Different factors may limit the impact of the present research. The loss of participants between T1 and T2 or the lack of adherence of several participants to the intervention may have hampered the evaluation or the consolidation of intervention effects. Nonetheless, these facts could be related to the characteristics of the sample. For the sake of ecological validity, the current study's sample includes a diverse community-based elderly group who was not proactively searching for singing activities nor has bonds or formed a choir before the intervention. Indeed, the study includes participants of a low socio-economic background with low levels of formal education and low MoCA scores. These variables and others, such as subjective well-being or perceived physical and mental health, can affect intervention outcomes (for an extended discussion, see Galinha, Fernandes, et al., 2020). Additionally, variables such as gender distribution in intervention groups may limit generalizability of present results, since more females than males were present in the sample. Consequently, future studies should address the aforementioned and related variables' effects on GS interventions' benefits and outcomes.

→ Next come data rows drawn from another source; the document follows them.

__global__ __launch_bounds__(256) void mha_small_bwd_kernel(MhaSmallParams pa, MhaSmallParams pb, int nb0) {
    constexpr int KP = MS_DH + 4;
    __shared__ float red[4 * 16 * 33];
    __shared__ __attribute__((aligned(16))) float Qs[16 * KP], Ks[16 * KP], Vs[16 * KP], Ds[16 * KP];
    __shared__ __attribute__((aligned(16))) float Gs[16 * MS_QP];
    __shared__ float delta_s[16], lse_s[16];
    const bool second = (int)blockIdx.x >= nb0;
    const MhaSmallParams& p = second ? pb : pa;
    const int bid = second ? (int)blockIdx.x - nb0 : (int)blockIdx.x;
    const int tid = threadIdx.x, lane = tid & 63, w = tid >> 6, li = lane & 15, g = lane >> 4;
    const int b = bid / MS_H, h = bid - b * MS_H, bh = bid;
    const int L = p.L;
    const long row0 = (long)b * L;

    f32x4 wi[24];
#pragma unroll
    for (int kk = 0; kk < 24; kk++) {
        const int c = 4 * kk + g;
        wi[kk] = *reinterpret_cast<const f32x4*>(p.w_in + (long)((c >> 5) * MS_D + h * MS_DH + (c & 31)) * MS_D + 64 * w + 4 * li);
    }
    float wo[2][4][4];
#pragma unroll
    for (int gg = 0; gg < 4; gg++)
#pragma unroll
        for (int j = 0; j < 4; j++)
#pragma unroll
            for (int ct = 0; ct < 2; ct++)
                wo[ct][gg][j] = p.w_out[(long)(64 * w + 16 * gg + 4 * g + j) * MS_D + h * MS_DH + 16 * ct + li];
    f32x4 xa[4];
    {
        const bool rok = li < L;
        const float* xr = p.dr + (row0 + (rok ? li : 0)) * MS_D + 64 * w + 4 * g;
#pragma unroll
        for (int gg = 0; gg < 4; gg++) {
            const f32x4 v = *reinterpret_cast<const f32x4*>(xr + 16 * gg);
            xa[gg] = rok ? v : f32x4{0.f, 0.f, 0.f, 0.f};
        }
    }
    f32x4 st[2];
#pragma unroll
    for (int i = 0; i < 2; i++) {
        const int e = tid + 256 * i, row = e / 24, rem = e - row * 24, part = rem >> 3, c4 = (rem & 7) * 4;
        const bool ok = e < 384 && row < L;
        const f32x4 v = *reinterpret_cast<const f32x4*>(p.qkv + (row0 + (ok ? row : 0)) * (3 * MS_D) + (ok ? part : 0) * MS_D + h * MS_DH + c4);
        st[i] = ok ? v : f32x4{0.f, 0.f, 0.f, 0.f};
    }
    f32x4 o4 = {0.f, 0.f, 0.f, 0.f};
    if (tid < 128) {
        const int row = tid >> 3, c4 = (tid & 7) * 4;
        const f32x4 v = *reinterpret_cast<const f32x4*>(p.o + (row0 + (row < L ? row : 0)) * MS_D + h * MS_DH + c4);
        o4 = row < L ? v : o4;
    }
    if (tid < 16) lse_s[tid] = tid < L ? p.lse[(long)bh * L + tid] : 0.f;
    unsigned km = 0;
#pragma unroll
    for (int r = 0; r < 4; r++) {
        const int key = 4 * g + r;
        km |= (key >= L || (p.kpm && p.kpm[row0 + (key < L ? key : 0)])) ? (1u << r) : 0u;
    }
    km |= (li >= L || (p.kpm && p.kpm[row0 + (li < L ? li : 0)])) ? 16u : 0u;
    const uint64_t seed = p.seed + ((p.p_drop > 0.f && p.seed_ptr) ? *p.seed_ptr : 0ull);
    const float inv_keep = p.p_drop > 0.f ? 1.f / (1.f - p.p_drop) : 1.f;
    __builtin_amdgcn_sched_barrier(0);

    {
        f32x4 acc[2] = {f32x4{0.f, 0.f, 0.f, 0.f}, f32x4{0.f, 0.f, 0.f, 0.f}};
#pragma unroll
        for (int gg = 0; gg < 4; gg++)
#pragma unroll
            for (int j = 0; j < 4; j++)
#pragma unroll
                for (int ct = 0; ct < 2; ct++) acc[ct] = MS_MFMA16(xa[gg][j], wo[ct][gg][j], acc[ct]);
#pragma unroll
        for (int ct = 0; ct < 2; ct++)
#pragma unroll
            for (int r = 0; r < 4; r++) red[(w * 16 + 4 * g + r) * 33 + 16 * ct + li] = acc[ct][r];
    }
#pragma unroll
    for (int i = 0; i < 2; i++) {
        const int e = tid + 256 * i, row = e / 24, rem = e - row * 24, part = rem >> 3, c4 = (rem & 7) * 4;
        if (e < 384) *reinterpret_cast<f32x4*>((part == 0 ? Qs : (part == 1 ? Ks : Vs)) + row * KP + c4) = st[i];
    }
    __syncthreads();
#pragma unroll
    for (int i = 0; i < 2; i++) {
        const int e = tid + 256 * i, row = e >> 5, c = e & 31;
        float v = 0.f;
#pragma unroll
        for (int ww = 0; ww < 4; ww++) v += red[(ww * 16 + row) * 33 + c];
        Ds[row * KP + c] = v;
    }
    __syncthreads();
    if (tid < 128) {
        const int row = tid >> 3, c4 = (tid & 7) * 4;
        const f32x4 d4 = *reinterpret_cast<const f32x4*>(Ds + row * KP + c4);
        float part = o4[0] * d4[0] + o4[1] * d4[1] + o4[2] * d4[2] + o4[3] * d4[3];
        part += __shfl_xor(part, 1, 64); part += __shfl_xor(part, 2, 64); part += __shfl_xor(part, 4, 64);
        if ((tid & 7) == 0) delta_s[row] = part;
    }
    __syncthreads();

    if (w == 0) {
        float qf[8], dof[8];
#pragma unroll
        for (int kk = 0; kk < 8; kk++) { qf[kk] = Qs[li * KP + 4 * kk + g] * p.scale; dof[kk] = Ds[li * KP + 4 * kk + g]; }
        const float delta = delta_s[li], lse = lse_s[li];
        f32x4 sacc = {0.f, 0.f, 0.f, 0.f}, dpacc = {0.f, 0.f, 0.f, 0.f};
#pragma unroll
        for (int kk = 0; kk < 8; kk++) {
            sacc = MS_MFMA16(Ks[li * KP + 4 * kk + g], qf[kk], sacc);
            dpacc = MS_MFMA16(Vs[li * KP + 4 * kk + g], dof[kk], dpacc);
        }
        f32x4 ds;
#pragma unroll
        for (int r = 0; r < 4; r++) {
            const int key = 4 * g + r;
            const float pr = ((km >> r) & 1u) ? 0.f : expf(sacc[r] - lse);
            float dpv = dpacc[r];
            if (p.p_drop > 0.f) dpv *= drop_scale(seed, ((uint64_t)bh * L + li) * L + key, p.p_drop, inv_keep);
            ds[r] = pr * (dpv - delta) * p.scale;
        }
        f32x4 dq[2] = {f32x4{0.f, 0.f, 0.f, 0.f}, f32x4{0.f, 0.f, 0.f, 0.f}};
#pragma unroll
        for (int t = 0; t < 4; t++)
#pragma unroll
            for (int c = 0; c < 2; c++) dq[c] = MS_MFMA16(Ks[(4 * g + t) * KP + 16 * c + li], ds[t], dq[c]);
#pragma unroll
        for (int c = 0; c < 2; c++) {
            *reinterpret_cast<f32x4*>(Gs + li * MS_QP + 16 * c + 4 * g) = dq[c];
            if (li < L && p.dqkv) *reinterpret_cast<f32x4*>(p.dqkv + (row0 + li) * (3 * MS_D) + h * MS_DH + 16 * c + 4 * g) = dq[c];
        }
    } else if (w == 1) {
        const bool kmasked = (km & 16u) != 0;
        float kf[8], vf[8];
#pragma unroll
        for (int kk = 0; kk < 8; kk++) { kf[kk] = Ks[li * KP + 4 * kk + g]; vf[kk] = Vs[li * KP + 4 * kk + g]; }
        f32x4 sacc = {0.f, 0.f, 0.f, 0.f}, dpacc = {0.f, 0.f, 0.f, 0.f};
#pragma unroll
        for (int kk = 0; kk < 8; kk++) {
            sacc = MS_MFMA16(Qs[li * KP + 4 * kk + g] * p.scale, kf[kk], sacc);
            dpacc = MS_MFMA16(Ds[li * KP + 4 * kk + g], vf[kk], dpacc);
        }
        float pd[4], ds[4];
#pragma unroll
        for (int r = 0; r < 4; r++) {
            const int qr = 4 * g + r;
            const float pr = (kmasked || qr >= L) ? 0.f : expf(sacc[r] - lse_s[qr]);
            float dm = 1.f;
            if (p.p_drop > 0.f) dm = drop_scale(seed, ((uint64_t)bh * L + qr) * L + li, p.p_drop, inv_keep);
            pd[r] = pr * dm;
            ds[r] = pr * (dpacc[r] * dm - delta_s[qr]) * p.scale;
        }
        f32x4 dk[2] = {f32x4{0.f, 0.f, 0.f, 0.f}, f32x4{0.f, 0.f, 0.f, 0.f}}, dv[2] = {f32x4{0.f, 0.f, 0.f, 0.f}, f32x4{0.f, 0.f, 0.f, 0.f}};
#pragma unroll
        for (int t = 0; t < 4; t++) {
            const int qr = 4 * g + t;
#pragma unroll
            for (int c = 0; c < 2; c++) {
                dv[c] = MS_MFMA16(Ds[qr * KP + 16 * c + li], pd[t], dv[c]);
                dk[c] = MS_MFMA16(Qs[qr * KP + 16 * c + li], ds[t], dk[c]);
            }
        }
#pragma unroll
        for (int c = 0; c < 2; c++) {
            *reinterpret_cast<f32x4*>(Gs + li * MS_QP + 32 + 16 * c + 4 * g) = dk[c];
            *reinterpret_cast<f32x4*>(Gs + li * MS_QP + 64 + 16 * c + 4 * g) = dv[c];
            if (li < L && p.dqkv) {
                float* gq = p.dqkv + (row0 + li) * (3 * MS_D) + h * MS_DH + 16 * c + 4 * g;
                *reinterpret_cast<f32x4*>(gq + MS_D) = dk[c];
                *reinterpret_cast<f32x4*>(gq + 2 * MS_D) = dv[c];
            }
        }
    }
    __syncthreads();

    f32x4 acc[4] = {f32x4{0.f, 0.f, 0.f, 0.f}, f32x4{0.f, 0.f, 0.f, 0.f}, f32x4{0.f, 0.f, 0.f, 0.f}, f32x4{0.f, 0.f, 0.f, 0.f}};
#pragma unroll
    for (int kk = 0; kk < 24; kk++) {
        const float a = Gs[li * MS_QP + 4 * kk + g];
#pragma unroll
        for (int t = 0; t < 4; t++) acc[t] = MS_MFMA16(a, wi[kk][t], acc[t]);
    }
    float* xp = p.dxpart + ((long)h * p.B * L + row0) * MS_D + 64 * w + 4 * li;
#pragma unroll
    for (int r = 0; r < 4; r++)
        if (4 * g + r < L) *reinterpret_cast<f32x4*>(xp + (long)(4 * g + r) * MS_D) = f32x4{acc[0][r], acc[1][r], acc[2][r], acc[3][r]};
}

__global__ __launch_bounds__(320) void mha_cross_bwd_kernel(MhaCrossParams p) {
    constexpr int KP = MS_DH + 4;
    __shared__ float red[4 * 16 * 33];
    __shared__ __attribute__((aligned(16))) float Qs[16 * KP], Ds[16 * KP], Gq[16 * KP], Ks[64 * KP], Vs[64 * KP];
    __shared__ float delta_s[16], lse_s[16];
    __shared__ unsigned char km_s[64];
    const int tid = threadIdx.x, lane = tid & 63, w = tid >> 6, li = lane & 15, g = lane >> 4;
    const int b = blockIdx.x / MS_H, h = blockIdx.x - b * MS_H, bh = blockIdx.x;
    const int Lq = p.Lq, Lk = p.Lk;
    const long row0 = (long)b * Lq, krow0 = (long)b * Lk;
    const int nkt = (Lk + 15) >> 4;

    f32x4 wq[8];
    float wo[2][4][4];
    f32x4 xa[4];
    if (w < 4) {
#pragma unroll
        for (int kk = 0; kk < 8; kk++) wq[kk] = *reinterpret_cast<const f32x4*>(p.w_q + (long)(h * MS_DH + 4 * kk + g) * MS_D + 64 * w + 4 * li);
#pragma unroll
        for (int gg = 0; gg < 4; gg++)
#pragma unroll
            for (int j = 0; j < 4; j++)
#pragma unroll
                for (int ct = 0; ct < 2; ct++)
                    wo[ct][gg][j] = p.w_out[(long)(64 * w + 16 * gg + 4 * g + j) * MS_D + h * MS_DH + 16 * ct + li];
        const bool rok = li < Lq;
        const float* xr = p.dr + (row0 + (rok ? li : 0)) * MS_D + 64 * w + 4 * g;
#pragma unroll
        for (int gg = 0; gg < 4; gg++) {
            const f32x4 v = *reinterpret_cast<const f32x4*>(xr + 16 * gg);
            xa[gg] = rok ? v : f32x4{0.f, 0.f, 0.f, 0.f};
        }
    }
    f32x4 kst[2], vst[2];
#pragma unroll
    for (int i = 0; i < 2; i++) {
        const int e = tid + 320 * i, row = (e >> 3) & 63, c4 = (e & 7) * 4;
        const bool ok = e < 512 && row < Lk;
        const long r = krow0 + (ok ? row : 0);
        const f32x4 kv = *reinterpret_cast<const f32x4*>(p.k + r * p.ldk + h * MS_DH + c4);
        const f32x4 vv = *reinterpret_cast<const f32x4*>(p.v + r * p.ldv + h * MS_DH + c4);
        kst[i] = ok ? kv : f32x4{0.f, 0.f, 0.f, 0.f}; vst[i] = ok ? vv : f32x4{0.f, 0.f, 0.f, 0.f};
    }
    f32x4 q4 = {0.f, 0.f, 0.f, 0.f}, o4 = {0.f, 0.f, 0.f, 0.f};
    if (tid < 128) {
        const int row = tid >> 3, c4 = (tid & 7) * 4;
        const long r = row0 + (row < Lq ? row : 0);
        const f32x4 qv = *reinterpret_cast<const f32x4*>(p.q + r * MS_D + h * MS_DH + c4);
        const f32x4 ov = *reinterpret_cast<const f32x4*>(p.o + r * MS_D + h * MS_DH + c4);
        if (row < Lq) { q4 = qv; o4 = ov; }
    }
    if (tid < 16) lse_s[tid] = tid < Lq ? p.lse[(long)bh * Lq + tid] : 0.f;
    if (tid < 64) km_s[tid] = (tid >= Lk || (p.kpm && p.kpm[krow0 + (tid < Lk ? tid : 0)])) ? 1 : 0;
    const uint64_t seed = p.seed + ((p.p_drop > 0.f && p.seed_ptr) ? *p.seed_ptr : 0ull);
    const float inv_keep = p.p_drop > 0.f ? 1.f / (1.f - p.p_drop) : 1.f;
    __builtin_amdgcn_sched_barrier(0);

    if (w < 4) {
        f32x4 acc[2] = {f32x4{0.f, 0.f, 0.f, 0.f}, f32x4{0.f, 0.f, 0.f, 0.f}};
#pragma unroll
        for (int gg = 0; gg < 4; gg++)
#pragma unroll
            for (int j = 0; j < 4; j++)
#pragma unroll
                for (int ct = 0; ct < 2; ct++) acc[ct] = MS_MFMA16(xa[gg][j], wo[ct][gg][j], acc[ct]);
#pragma unroll
        for (int ct = 0; ct < 2; ct++)
#pragma unroll
            for (int r = 0; r < 4; r++) red[(w * 16 + 4 * g + r) * 33 + 16 * ct + li] = acc[ct][r];
    }
#pragma unroll
    for (int i = 0; i < 2; i++) {
        const int e = tid + 320 * i, row = (e >> 3) & 63, c4 = (e & 7) * 4;
        if (e < 512) {
            *reinterpret_cast<f32x4*>(Ks + row * KP + c4) = kst[i];
            *reinterpret_cast<f32x4*>(Vs + row * KP + c4) = vst[i];
        }
    }
    if (tid < 128) *reinterpret_cast<f32x4*>(Qs + (tid >> 3) * KP + (tid & 7) * 4) = q4;
    __syncthreads();
    for (int e = tid; e < 512; e += 320) {
        const int row = e >> 5, c = e & 31;
        float v = 0.f;
#pragma unroll
        for (int ww = 0; ww < 4; ww++) v += red[(ww * 16 + row) * 33 + c];
        Ds[row * KP + c] = v;
    }
    __syncthreads();
    if (tid < 128) {
        const int row = tid >> 3, c4 = (tid & 7) * 4;
        const f32x4 d4 = *reinterpret_cast<const f32x4*>(Ds + row * KP + c4);
        float part = o4[0] * d4[0] + o4[1] * d4[1] + o4[2] * d4[2] + o4[3] * d4[3];
        part += __shfl_xor(part, 1, 64); part += __shfl_xor(part, 2, 64); part += __shfl_xor(part, 4, 64);
        if ((tid & 7) == 0) delta_s[row] = part;
    }
    __syncthreads();

    if (w == 4) {
        float qf[8], dof[8];
#pragma unroll
        for (int kk = 0; kk < 8; kk++) { qf[kk] = Qs[li * KP + 4 * kk + g] * p.scale; dof[kk] = Ds[li * KP + 4 * kk + g]; }
        const float delta = delta_s[li], lse = lse_s[li];
        f32x4 dq[2] = {f32x4{0.f, 0.f, 0.f, 0.f}, f32x4{0.f, 0.f, 0.f, 0.f}};
        for (int j = 0; j < nkt; j++) {
            f32x4 sacc = {0.f, 0.f, 0.f, 0.f}, dpacc = {0.f, 0.f, 0.f, 0.f};
            const float* kp = Ks + (16 * j + li) * KP + g;
            const float* vp = Vs + (16 * j + li) * KP + g;
#pragma unroll
            for (int kk = 0; kk < 8; kk++) {
                sacc = MS_MFMA16(kp[4 * kk], qf[kk], sacc);
                dpacc = MS_MFMA16(vp[4 * kk], dof[kk], dpacc);
            }
            f32x4 ds;
#pragma unroll
            for (int r = 0; r < 4; r++) {
                const int key = 16 * j + 4 * g + r;
                const float pr = km_s[key] ? 0.f : expf(sacc[r] - lse);
                float dpv = dpacc[r];
                if (p.p_drop > 0.f) dpv *= drop_scale(seed, ((uint64_t)bh * Lq + li) * Lk + key, p.p_drop, inv_keep);
                ds[r] = pr * (dpv - delta) * p.scale;
            }
#pragma unroll
            for (int t = 0; t < 4; t++) {
                const float* kp2 = Ks + (16 * j + 4 * g + t) * KP + li;
#pragma unroll
                for (int c = 0; c < 2; c++) dq[c] = MS_MFMA16(kp2[16 * c], ds[t], dq[c]);
            }
        }
#pragma unroll
        for (int c = 0; c < 2; c++) {
            *reinterpret_cast<f32x4*>(Gq + li * KP + 16 * c + 4 * g) = dq[c];
            if (li < Lq && p.dq) *reinterpret_cast<f32x4*>(p.dq + (row0 + li) * MS_D + h * MS_DH + 16 * c + 4 * g) = dq[c];
        }
    } else if (w < nkt) {
        const int krow = 16 * w + li;
        const bool kmasked = km_s[krow] != 0;
        float kf[8], vf[8];
#pragma unroll
        for (int kk = 0; kk < 8; kk++) { kf[kk] = Ks[krow * KP + 4 * kk + g]; vf[kk] = Vs[krow * KP + 4 * kk + g]; }
        f32x4 sacc = {0.f, 0.f, 0.f, 0.f}, dpacc = {0.f, 0.f, 0.f, 0.f};
#pragma unroll
        for (int kk = 0; kk < 8; kk++) {
            sacc = MS_MFMA16(Qs[li * KP + 4 * kk + g] * p.scale, kf[kk], sacc);
            dpacc = MS_MFMA16(Ds[li * KP + 4 * kk + g], vf[kk], dpacc);
        }
        float pd[4], ds[4];
#pragma unroll
        for (int r = 0; r < 4; r++) {
            const int qr = 4 * g + r;
            const float pr = (kmasked || qr >= Lq) ? 0.f : expf(sacc[r] - lse_s[qr]);
            float dm = 1.f;
            if (p.p_drop > 0.f) dm = drop_scale(seed, ((uint64_t)bh * Lq + qr) * Lk + krow, p.p_drop, inv_keep);
            pd[r] = pr * dm;
            ds[r] = pr * (dpacc[r] * dm - delta_s[qr]) * p.scale;
        }
        f32x4 dk[2] = {f32x4{0.f, 0.f, 0.f, 0.f}, f32x4{0.f, 0.f, 0.f, 0.f}}, dv[2] = {f32x4{0.f, 0.f, 0.f, 0.f}, f32x4{0.f, 0.f, 0.f, 0.f}};
#pragma unroll
        for (int t = 0; t < 4; t++) {
            const int qr = 4 * g + t;
#pragma unroll
            for (int c = 0; c < 2; c++) {
                dv[c] = MS_MFMA16(Ds[qr * KP + 16 * c + li], pd[t], dv[c]);
                dk[c] = MS_MFMA16(Qs[qr * KP + 16 * c + li], ds[t], dk[c]);
            }
        }
        if (krow < Lk) {
            float* dkp = p.dk + (krow0 + krow) * p.lddk + h * MS_DH + 4 * g;
            float* dvp = p.dv + (krow0 + krow) * p.lddv + h * MS_DH + 4 * g;
#pragma unroll
            for (int c = 0; c < 2; c++) {
                *reinterpret_cast<f32x4*>(dkp + 16 * c) = dk[c];
                *reinterpret_cast<f32x4*>(dvp + 16 * c) = dv[c];
            }
        }
    }
    __syncthreads();

    if (w < 4) {
        f32x4 acc[4] = {f32x4{0.f, 0.f, 0.f, 0.f}, f32x4{0.f, 0.f, 0.f, 0.f}, f32x4{0.f, 0.f, 0.f, 0.f}, f32x4{0.f, 0.f, 0.f, 0.f}};
#pragma unroll
        for (int kk = 0; kk < 8; kk++) {
            const float a = Gq[li * KP + 4 * kk + g];
#pragma unroll
            for (int t = 0; t < 4; t++) acc[t] = MS_MFMA16(a, wq[kk][t], acc[t]);
        }
        float* xp = p.dxpart + ((long)h * p.B * Lq + row0) * MS_D + 64 * w + 4 * li;
#pragma unroll
        for (int r = 0; r < 4; r++)
            if (4 * g + r < Lq) *reinterpret_cast<f32x4*>(xp + (long)(4 * g + r) * MS_D) = f32x4{acc[0][r], acc[1][r], acc[2][r], acc[3][r]};
    }
}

Future studies will also benefit from more control on the activities the control group and the intervention group are participating in, since unbalanced participation in those activities may bias group comparison results.
In summary, results of the present study confirmed and extend previous findings on the positive effects of GS on cognitive functions and showed preliminary evidence of a protective effect of GS interventions on systemic inflammation. Furthermore, they highlight that different dimensions of these interventions may promote different aspects of cognitive function. Additionally, mediation analyses failed to support the initial hypothesis that social and physiological factors may mediate the effects of GS on cognition, but provided initial evidence supporting the moderating role that engagement in GS interventions may play in the relationship between respiratory function and SWB and cognitive improvement. Consequently, our results highlight the importance of considering informal socialization and breathing exercises in the design of multidimensional GS interventions as a way to maximize their benefits on older adults' cognition, social engagement, and physiological health, thus being a potential cost-effective way to promote cognitive function, social well-being, and health in vulnerable elderly populations from day care centers.